Star Citizen continues to garner controversy around Derek Smart’s allegations and now his Kickstarter backer refund.

The refund was in response to allegations that Smart was using Star Citizen as a platform to boost interest in his own video game, Line of Defense. His account was disabled, digital property in the game revoked and all access completely suspended. The controversy is just beginning, however, as Smart is dedicating time and money to prove that he was correct in seeking answers to the questions he asked.

Smarts allegations are concerns that are spoken openly by the community and are commonly discussed. Essentially that the games scope is near impossible to achieve. That the feature creep and high aspirations are not possible utilizing CryEngine 3 nor have they delivered on their original promise of releasing the core game by 2014 as stated in the Star Citizen Kickstarter. That it’s vaporware in the making.

It’s certainly true that there have been considerable delays in the development cycle of Star Citizen due to the scope becoming ever larger, it seems, with every crowdfunding milestone met. It’s an absolutely huge vision that, if handled properly, might get released at some point within our lifetime. It is certainly cause for concern. And we all want at least some kind of accountability for the promises being made to us.

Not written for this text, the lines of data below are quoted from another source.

template <bool FROM_T, bool SHIFTED, int NP, bool FUSED = false, bool STAGED = false>
__device__ __forceinline__ void hashprint_q_tile(const unsigned t, const v4i *__restrict__ fq_images, const float *__restrict__ sdb,
                                                 const float *__restrict__ tmax, int c, int nhp, int n_tiles_x, uint64_t *__restrict__ hp,
                                                 long long *__restrict__ dbg, int n_images, const int *__restrict__ thr,
                                                 unsigned *__restrict__ counts, unsigned short *__restrict__ seg)
{
    static_assert(NP == 9 || (NP == 6 && !SHIFTED), "six products: the extraction's unshifted image only");
    static_assert((!FUSED || NP == 6) && (!STAGED || (NP == 9 && !SHIFTED)), "FUSED: six products; STAGED: its nine-product redo");
    unsigned char *slab = smem_raw;
    unsigned short *parts = reinterpret_cast<unsigned short *>(smem_raw + kQSlabBytes);
    unsigned *n_open = reinterpret_cast<unsigned *>(smem_raw + kQLdsBytes);
    unsigned short *list = reinterpret_cast<unsigned short *>(smem_raw + kQLdsBytes6);
    const int tid = threadIdx.x, lane = tid & 63, wave = tid >> 6;
    const int kg = lane >> 4, cl = lane & 15;
    const int clip = t / n_tiles_x;
    const int n0 = (t - clip * n_tiles_x) * kQTileN;
    if (NP == 6 && tid == 0) *n_open = 0;
#if defined(HPFW_Q_STAMPS)
    long long st[6];
    st[0] = __builtin_amdgcn_s_memtime();
#define Q_STAMP(k) st[k] = __builtin_amdgcn_s_memtime()
#else
#define Q_STAMP(k) ((void)0)
#endif
    const float *S = sdb + (int64_t)clip * kBins * c;
    const float ref = FROM_T ? tmax[clip] : 0.0f;
    const v4i *img = fq_images + (size_t)wave * kQSteps * (kQStepBytes / 16) + lane;
    v4i a[3][3];
#pragma unroll
    for (int d = 0; d < 3; ++d) {
        a[0][d] = img[d * 64];
        a[1][d] = img[(kQStepBytes / 16) + d * 64];
    }
    constexpr int kUnits = (kQChunks * kQCols + kQThreads - 1) / kQThreads;
    unsigned any_digit = 0;
#pragma unroll 1
    for (int r0 = STAGED ? kUnits : 0; r0 < kUnits; r0 += 2) {
        float va[2][16], vb[2][16];
#pragma unroll
        for (int rr = 0; rr < 2; ++rr) {
            const int unit = tid + (r0 + rr) * kQThreads;
            const int q = unit / kQCols, col = unit - q * kQCols;
            const int gc = n0 + col;
            const bool in = r0 + rr < kUnits && unit < kQChunks * kQCols && gc + kLag < c;
#pragma unroll
            for (int e = 0; e < 16; ++e) {
                const int bin = 16 * q + e;
                const bool ok = in && bin < kBins;
                const unsigned idx = ok ? (unsigned)(bin * c + gc) : 0u;
                va[rr][e] = S[idx];
                vb[rr][e] = S[idx + kLag];
            }
        }
#pragma unroll
        for (int rr = 0; rr < 2; ++rr) {
            const int unit = tid + (r0 + rr) * kQThreads;
            const int q = unit / kQCols, col = unit - q * kQCols;
            const bool in = r0 + rr < kUnits && unit < kQChunks * kQCols && n0 + col + kLag < c;
#pragma unroll
            for (int e = 0; e < 16; ++e) {
// ... 121 lines not shown
                long long v = acc[f][4][reg];
#pragma unroll
                for (int cls = 3; cls >= (NP == 9 ? 0 : 2); --cls) v = v * 256 + acc[f][cls][reg];
                bits |= (unsigned)(v >= 0) << (15 - row);
                if (NP == 6 && f < n_tiles && n < nhp && (v < 0 ? -v : v) <= (long long)th[reg]) {
                    const unsigned pos = atomicAdd(n_open, 1u);
                    if (pos < (unsigned)kQCap)
                        (FUSED ? list : seg + (size_t)t * kQCap)[pos] = (unsigned short)(((16 * wave + row) << 7) | (16 * f + cl));
                }
#if !defined(HPFW_Q_STAMPS)
                if (!SHIFTED && dbg && f < n_tiles && n < nhp) dbg[((int64_t)clip * kFilters + 16 * wave + row) * nhp + n] = v;
#endif
            }
            bits |= (unsigned)__shfl_xor((int)bits, 16);
            bits |= (unsigned)__shfl_xor((int)bits, 32);
            if (kg == 0) parts[(16 * f + cl) * 4 + wave] = (unsigned short)bits;
        }
        Q_STAMP(4);
        __syncthreads();
        if (FUSED) {
            const unsigned cnt = *n_open;
            if (cnt > (unsigned)kQCap) {
                if (tid == 0) counts[t] = kQRedo;
                hashprint_q_tile<FROM_T, false, 9, false, true>(t, fq_images, sdb, tmax, c, nhp, n_tiles_x, hp, nullptr, 1, nullptr, nullptr, nullptr);
                return;
            }
            if (cnt > 0) {
                for (unsigned e = (unsigned)__builtin_amdgcn_readfirstlane(wave); e < cnt; e += kQThreads / 64) {
                    const int entry = __builtin_amdgcn_readfirstlane((int)list[e]);
                    const int r = entry >> 7, nl = entry & 127;
                    const long long d = q_value_from_digits(fq_images, slab, r, nl, lane);
                    if (lane == 0) {
                        unsigned *w = reinterpret_cast<unsigned *>(parts) + nl * 2 + (r >> 5);
                        const unsigned bit = 1u << (16 * ((r >> 4) & 1) + 15 - (r & 15));
                        if (((*static_cast<volatile unsigned *>(w) & bit) != 0) != (d >= 0)) atomicXor(w, bit);
                    }
                }
                __syncthreads();
            }
        }
        if (tid < kQTileN && n0 + tid < nhp) {
            const unsigned short *p = parts + tid * 4;
            hp[((int64_t)clip * (SHIFTED ? n_images : 1) + im) * nhp + n0 + tid] =
                ((uint64_t)p[0] << 48) | ((uint64_t)p[1] << 32) | ((uint64_t)p[2] << 16) | (uint64_t)p[3];
        }
        if (NP == 6 && tid == 0) counts[t] = *n_open <= (unsigned)kQCap ? *n_open : kQRedo;
    } while (SHIFTED && ++im < n_images);
#if defined(HPFW_Q_STAMPS)
    Q_STAMP(5);
    if (dbg && tid == 0) {
        for (int k = 0; k < 6; ++k) dbg[(int64_t)t * 8 + k] = st[k];
        dbg[(int64_t)t * 8 + 6] = __builtin_amdgcn_s_getreg((15 << 11) | 4);
        dbg[(int64_t)t * 8 + 7] = blockIdx.x;
    }
#endif
}
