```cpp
template <int NT>
__global__ __launch_bounds__(CB_THREADS) void da_mid_bwd_kernel(DaMidBwdArgs a) {
  extern __shared__ __attribute__((aligned(16))) char dm_lds[];
  char* P0 = dm_lds;
  char* P1 = P0 + DP_SLOT;
  char* P2 = P1 + DP_SLOT;
  float* ainv0 = reinterpret_cast<float*>(P2 + DP_SLOT);
  float* ainv1 = ainv0 + DP_ROWS;
  float* ainv2 = ainv1 + DP_ROWS;
  float* smaxA = ainv2 + DP_ROWS;
  float* smaxB = smaxA + 8 * DP_ROWS;
  const int lane = threadIdx.x & 63, wave = threadIdx.x >> 6;
  const int l32 = threadIdx.x & 31, grp = threadIdx.x >> 5;
  const int col = 4 * l32;
  const int MT = a.MT, R = a.R;
  const int tile_ = xcd_tile_clip(blockIdx.x, R, a.Nv, MT);
  if (tile_ < 0) return;
  const int r0 = tile_ * MT;
  const int RE = min(R, r0 + MT);
  const int j = lane & 15, g = lane >> 4, ecol = 16 * wave + 4 * g;

  TfW wa, wb;
  tf_load_w(wa, a.w[0], wave, lane);
  {
    float4 zv[3];
#pragma unroll
    for (int u = 0; u < 3; ++u) zv[u] = ld4(a.dz1 + (size_t)min(r0 + grp + 16 * u, R - 1) * HUAL_D + col);
#pragma unroll
    for (int u = 0; u < 3; ++u) {
      const int lr = grp + 16 * u;
      if (lr >= MT) continue;
      const bool ok = r0 + lr < RE;
      const float inv = cb_store_operand(P1, P1 + DP_PLANE, lr, l32, ok ? zv[u] : f4zero());
      if (l32 == 0) ainv1[lr] = ok ? inv : 0.f;
    }
  }
  f32x4 accp[NT];
  auto fold = [&](float4 (&acc)[NT], const float* ai, bool first) {
#pragma unroll
    for (int rt = 0; rt < NT; ++rt) {
      const float ir = ai[16 * rt + j];
      if (first) acc[rt] = make_float4(fmaf(accp[rt][0], ir, 0.f), fmaf(accp[rt][1], ir, 0.f), fmaf(accp[rt][2], ir, 0.f), fmaf(accp[rt][3], ir, 0.f));
// ... 29 lines not shown
      const float sc = f16_row_scale(fmaxf(fmaxf(fmaxf(ma.x, ma.y), fmaxf(ma.z, ma.w)), fmaxf(fmaxf(mb.x, mb.y), fmaxf(mb.z, mb.w))), inv);
      uint2 h, l;
      f16_split4(f4scale1(v[rt], sc), h, l);
      const int off = tile256_off(lr, ecol >> 3) + 8 * (g & 1);
      *reinterpret_cast<uint2*>(P + off) = h;
      *reinterpret_cast<uint2*>(P + DP_PLANE + off) = l;
      if (wave == 0 && g == 0) ai[lr] = (r0 + lr < RE) ? inv : 0.f;
    }
  };
  auto zero_invalid = [&](float4 (&v)[NT]) {
#pragma unroll
    for (int rt = 0; rt < NT; ++rt) if (r0 + 16 * rt + j >= RE) v[rt] = f4zero();
  };

  float4 T1[NT], T2[NT], U1[NT], U2[NT], U3[NT], U4[NT];
  tf_load_w(wb, a.w[1], wave, lane);
  tile_ld(a.gate, U1);
  tile_ld(a.val, U2);
  cb_barrier();
  tf_mma_lean<NT, DP_PLANE>(P1, wa, lane, accp);
  tf_load_w(wa, a.w[2], wave, lane);
  fold(T1, ainv1, true);
#pragma unroll
  for (int rt = 0; rt < NT; ++rt) {
    const float4 d0 = T1[rt], gt = U1[rt], vl = U2[rt];
    T1[rt] = make_float4(d0.x * vl.x * gt.x * (1.f - gt.x), d0.y * vl.y * gt.y * (1.f - gt.y), d0.z * vl.z * gt.z * (1.f - gt.z),
                         d0.w * vl.w * gt.w * (1.f - gt.w));
    T2[rt] = cb_mul(d0, gt);
    save_nt(a.d_sc, rt, T1[rt]);
    save_nt(a.d_val, rt, T2[rt]);
  }
  zero_invalid(T1);
  zero_invalid(T2);
// ... 68 lines not shown
  zero_invalid(T2);
  put_max(smaxA, T1);
  put_max(smaxB, T2);
  cb_barrier();
  put_planes(P1, ainv1, smaxA, T1);
  put_planes(P0, ainv0, smaxB, T2);
  cb_barrier();
  tf_mma_lean<NT, DP_PLANE>(P1, wa, lane, accp);
  fold(T1, ainv1, true);
#pragma unroll
  for (int rt = 0; rt < NT; ++rt) save(a.d_satt, rt, T1[rt]);
  tf_mma_lean<NT, DP_PLANE>(P0, wb, lane, accp);
  fold(T2, ainv0, true);
#pragma unroll
  for (int rt = 0; rt < NT; ++rt) save(a.d_xatt, rt, T2[rt]);
}

#if defined(HUAL_STAMPS) && (HUAL_STAMPS == 1 || (HUAL_STAMPS >= 4 && HUAL_STAMPS <= 6))
extern "C" int hual_debug_stamps(unsigned long long* out, int n) {
  return (int)hipMemcpyFromSymbol(out, HIP_SYMBOL(g_hual_stamps), sizeof(unsigned long long) * (size_t)n);
}
extern "C" int hual_debug_stamps_reset() {
  static unsigned long long zeros[512 * HUAL_STAMP_SLOTS];
  return (int)hipMemcpyToSymbol(HIP_SYMBOL(g_hual_stamps), zeros, sizeof(zeros));
}
#endif

namespace hual {

static int tile_rows(int R, int Nv, int max_rows) { return xcd_clip_rows(R, Nv, 16, max_rows); }
// ... 110 lines not shown
  }
  HUAL_CHECK_HIP(hipGetLastError());
  return 0;
}

int ln_proj_bwd_rows(int R, int Nv) { return tile_rows(R, Nv, LB_ROWS); }
int ln_proj_bwd_blocks(int R, int Nv) { return cdiv(R, ln_proj_bwd_rows(R, Nv)); }

static bool ln_proj_bwd_six(const LnProjBwdArgs& a) {
  if (a.pre_x || a.nsteps != 6 || !a.g2 || !a.add_dy1 || a.dy1_bits || !a.add1) return false;
  for (int k = 0; k < 6; ++k)
    if (a.a_bits[k] || a.a_save[k] || (a.dst[k] != 0) != (k >= 4)) return false;
  return true;
}

int launch_ln_proj_bwd(const LnProjBwdArgs& a, const DropCfg& drop, hipStream_t s) {
  HUAL_REQUIRE(a.nsteps >= 1 && a.nsteps <= HUAL_LNBWD_MAX && a.R > 0, "ln_proj_bwd: step count / rows");
  HUAL_REQUIRE(a.MT >= 1 && a.MT <= LB_ROWS, "ln_proj_bwd: MT must be 1..48");
  HUAL_REQUIRE(a.x && a.mean && a.rstd && a.g1 && a.dx && a.part, "ln_proj_bwd: null tensor");
  bool any1 = false;
  for (int k = 0; k < a.nsteps; ++k) {
    HUAL_REQUIRE((a.A[k] || (k == 0 && a.pre_x)) && a.wimg_t[k] && (a.lda[k] % 4) == 0, "ln_proj_bwd: product operand");
    HUAL_REQUIRE(a.dst[k] == 0 || a.g2, "ln_proj_bwd: product for the absent second layer norm");
    any1 = any1 || a.dst[k] != 0;
  }
  HUAL_REQUIRE(!a.g2 || any1, "ln_proj_bwd: second layer norm without a product");
  HUAL_REQUIRE(!a.pre_x || (!a.g2 && !a.add1 && a.pre_mean && a.pre_rstd && a.pre_g && a.pre_dy), "ln_proj_bwd: layer-norm prologue");
  const size_t lds = (size_t)4 * LB_ROWS * 256 + 8 * 4 * 32 * 16 + 2 * LB_ROWS * sizeof(float);
  const double rows = (double)a.R;
  const double flops = 2.0 * rows * HUAL_D * HUAL_D * a.nsteps;
  const double bytes = 4.0 * (rows * HUAL_D * ((a.pre_x ? 7.0 : 4.0) + a.nsteps) + (double)a.nsteps * HUAL_D * HUAL_D);
  const dim3 grid(xcd_clip_grid(a.R, a.Nv, a.MT));
  const bool six = ln_proj_bwd_six(a);
#define LN_BWD_NT(NT)                                                                                                   \
  {                                                                                                                     \
    if (a.pre_x) { HUAL_DYN_LDS((ln_proj_bwd_kernel<true, NT>), 160 * 1024); HUAL_LAUNCH(flops, bytes, (ln_proj_bwd_kernel<true, NT>), grid, dim3(CB_THREADS), lds, s, a, drop); } \
    else if (six) { HUAL_DYN_LDS((ln_proj_bwd_kernel<false, NT, true>), 160 * 1024); HUAL_LAUNCH(flops, bytes, (ln_proj_bwd_kernel<false, NT, true>), grid, dim3(CB_THREADS), lds, s, a, drop); } \
    else { HUAL_DYN_LDS((ln_proj_bwd_kernel<false, NT>), 160 * 1024); HUAL_LAUNCH(flops, bytes, (ln_proj_bwd_kernel<false, NT>), grid, dim3(CB_THREADS), lds, s, a, drop); }      \
    break;                                                                                                              \
  }
  switch (cdiv(a.MT, 16)) {
    case 1: LN_BWD_NT(1)
    case 2: LN_BWD_NT(2)
    default: LN_BWD_NT(3)
  }
#undef LN_BWD_NT
  HUAL_CHECK_HIP(hipGetLastError());
  return 0;
}

int launch_da_mid_bwd(const DaMidBwdArgs& a, hipStream_t s) {
  HUAL_REQUIRE(a.dz1 && a.gate && a.val && a.sg && a.xg && a.sv && a.xv && a.R > 0, "da_mid_bwd: null / empty");
  HUAL_REQUIRE(a.MT >= 1 && a.MT <= DP_ROWS, "da_mid_bwd: MT must be 1..48");
  for (int k = 0; k < 10; ++k) HUAL_REQUIRE(a.w[k] != nullptr, "da_mid_bwd: null weight image");
  HUAL_REQUIRE(a.d_sc && a.d_val && a.d_ln1a && a.d_g && a.dz_sg && a.dz_xg && a.d_sv && a.d_xv && a.d_satt && a.d_xatt, "da_mid_bwd: null output");
  const size_t lds = (size_t)3 * DP_SLOT + (3 * DP_ROWS + 16 * DP_ROWS) * sizeof(float);
  const double rows = (double)a.R;
  const double flops = 10.0 * 2.0 * rows * HUAL_D * HUAL_D, bytes = 4.0 * (rows * HUAL_D * 17.0 + 10.0 * HUAL_D * HUAL_D);
  const dim3 grid(xcd_clip_grid(a.R, a.Nv, a.MT));
  switch (cdiv(a.MT, 16)) {
    case 1: { HUAL_DYN_LDS(da_mid_bwd_kernel<1>, 160 * 1024); HUAL_LAUNCH(flops, bytes, da_mid_bwd_kernel<1>, grid, dim3(CB_THREADS), lds, s, a); break; }
    case 2: { HUAL_DYN_LDS(da_mid_bwd_kernel<2>, 160 * 1024); HUAL_LAUNCH(flops, bytes, da_mid_bwd_kernel<2>, grid, dim3(CB_THREADS), lds, s, a); break; }
    default: { HUAL_DYN_LDS(da_mid_bwd_kernel<3>, 160 * 1024); HUAL_LAUNCH(flops, bytes, da_mid_bwd_kernel<3>, grid, dim3(CB_THREADS), lds, s, a); break; }
  }
  HUAL_CHECK_HIP(hipGetLastError());
  return 0;
}

}
```

hual_amd/csrc/prof.cpp:

```cpp
#include <stdlib.h>
#include "prof.h"
#include <map>
#include <string>
#include <vector>
#include <string.h>
#include "../../include/hual_seqpan.h"

namespace hual {

namespace {
struct Rec { std::string name; hipEvent_t a, b; double flops, bytes; };
struct Agg { std::string name; int64_t launches = 0; double usec = 0.0, flops = 0.0, bytes = 0.0; };
struct State {
  bool on = false;
  std::vector<Rec> recs;
  std::vector<Agg> aggs;
};
thread_local State g_prof;

std::string clean(const char* s) {
  std::string n(s);
  while (!n.empty() && (n.front() == '(' || n.front() == ' ')) n.erase(n.begin());
  while (!n.empty() && (n.back() == ')' || n.back() == ' ')) n.pop_back();
  return n;
// ... 56 lines not shown
  const Agg& a = g_prof.aggs[i];
  strncpy(name, a.name.c_str(), (size_t)name_cap - 1);
  name[name_cap - 1] = 0;
  if (launches) *launches = a.launches;
  if (usec) *usec = a.usec;
  if (flops) *flops = a.flops;
  if (bytes) *bytes = a.bytes;
  return 0;
}

int hual_prof_kernel_pipe(const char* kernel, int* pipe, int* passes) {
  if (!kernel || !pipe || !passes) return HUAL_ERR_INVALID;
  struct Row { const char* prefix; int pipe, passes; };
  static const Row rows[] = {
      {"conv_block_", HUAL_PIPE_MATRIX16, 3}, {"ln_proj", HUAL_PIPE_MATRIX16, 3}, {"da_post", HUAL_PIPE_MATRIX16, 3},
      {"da_mid_bwd", HUAL_PIPE_MATRIX16, 3},  {"mproj_", HUAL_PIPE_MATRIX16, 3},
      {"feature_", HUAL_PIPE_MATRIX16, 3},    {"dw_f16_", HUAL_PIPE_MATRIX16, 3},
      {"attn_", HUAL_PIPE_MATRIX16, 3},      {"cq_fwd_staged", HUAL_PIPE_MATRIX16, 3}, {"cq_bwd_staged", HUAL_PIPE_MATRIX16, 3},
      {"cq_", HUAL_PIPE_MATRIX32, 1},
  };
  for (const Row& r : rows)
    if (strncmp(kernel, r.prefix, strlen(r.prefix)) == 0) { *pipe = r.pipe; *passes = r.passes; return 0; }
  *pipe = HUAL_PIPE_NONE; *passes = 0;
  return 0;
}

}
```

hual_amd/csrc/seqpan.hip:

```cpp
#include "attn.h"
#include "prof.h"
#include "cq.h"
#include "convblock.h"
#include "dablock.h"
#include "embed.h"
#include "gemm.h"
#include "heads.h"
#include "mproj.h"
#include "optim.h"
#include "params.h"
#include "rowops.h"
#include <stdlib.h>
#include <string.h>
#include <algorithm>
#include <unordered_map>
#include <vector>

namespace hual {
const char* last_error_cstr();
}
using namespace hual;

namespace {

// ... 80 lines not shown
  }
  void ln_bwd_split(const LnBwd& a0, float* dg_lo, float* db_lo, float* dg_hi, float* db_hi, const PosBwdJob* pos = nullptr, int npos = 0) {
    LnBwd a = a0;
    const int nlo = ln_bwd_blocks(a.split), nhi = ln_bwd_blocks(a.R - a.split);
    a.part = buf("part." + std::to_string(part_seq++), (size_t)(nlo + nhi) * 4, HUAL_D);
    ColsumJob cj{};
    cj.src = a.part; cj.nblk = nlo; cj.nvec = 4;
    cj.dst[0] = dg_lo; cj.dst[1] = db_lo;
    if (active) colsum.push_back(cj);
    cj.src = a.part + (size_t)nlo * 4 * HUAL_D; cj.nblk = nhi;
    cj.dst[0] = dg_hi; cj.dst[1] = db_hi;
    if (active) colsum.push_back(cj);
    if (live()) chk(launch_ln_bwd(a, drop, stream, pos, npos, &rs));
  }
  void ln_proj_bwd(const LnProjBwdArgs& a0, float* dg1, float* db1, float* dg2, float* db2) {
    LnProjBwdArgs a = a0;
    a.MT = ln_proj_bwd_rows(a.R, a.Nv);
    const int nblk = ln_proj_bwd_blocks(a.R, a.Nv);
    a.part = buf("part." + std::to_string(part_seq++), (size_t)nblk * 4, HUAL_D);
    ColsumJob cj{};
    cj.src = a.part; cj.nblk = nblk; cj.nvec = 4;
    cj.dst[0] = dg1; cj.dst[1] = db1; cj.dst[2] = dg2; cj.dst[3] = db2;
    if (active) colsum.push_back(cj);
    if (live()) chk(launch_ln_proj_bwd(a, drop, stream));
  }
  void flush_colsum(const EmbedUnpack* unpack = nullptr) {
    for (size_t i = 0; i < colsum.size() && !dry && ok(); i += HUAL_COLSUM_MAX_JOBS) {
      const bool last = i + HUAL_COLSUM_MAX_JOBS >= colsum.size();
      chk(launch_colsum(colsum.data() + i, (int)std::min<size_t>(HUAL_COLSUM_MAX_JOBS, colsum.size() - i), stream, last ? unpack : nullptr));
    }
    if (colsum.empty() && unpack && !dry && ok()) chk(launch_colsum(nullptr, 0, stream, unpack));
    colsum.clear();
  }
  void attn_fwd(const AttnJob* j, int n) { if (live()) chk(launch_attn_fwd(j, n, drop, stream)); }
  void attn_bwd(const AttnJob* j, int n) {
    if (live()) chk(launch_attn_bwd(j, n, drop, stream));
  }
};
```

It can get very frustrating to feel as if money is being wasted on something that doesn’t seem to be tangible in the slightest. Certainly Derek Smart’s concerns are valid. He wants that aforementioned accountability. A reasonable explanation as to why we haven’t seen the original ship date as promised. Explanations about why we haven’t seen any real progress translate into the released modules. And quite frankly, he wants the game, and he wants it now.

Feature creep is also a valid concern. If not properly handled, the focus can shift from what was previously important to the new greatest feature as a way to promote it. They want so much that it could be quite difficult to keep the entire project on any sort of realistic timeline, or even to keep people on-task generally. Arguably the inclusion of more ships and more content can be seen as feature creep. There is so much art and modeling being done that it almost seems impossible to think that it could ever be done on time. high quality content takes a lot of time to actually complete.

The problem lies in the fact that your donations don’t drive the company’s direction. That’s true for most private companies. Chris Roberts has an overall plan for what he wants to do, which does change as it would in any company. They also communication about these changes, and they excel at it, but you don’t dictate where it goes and how it gets there.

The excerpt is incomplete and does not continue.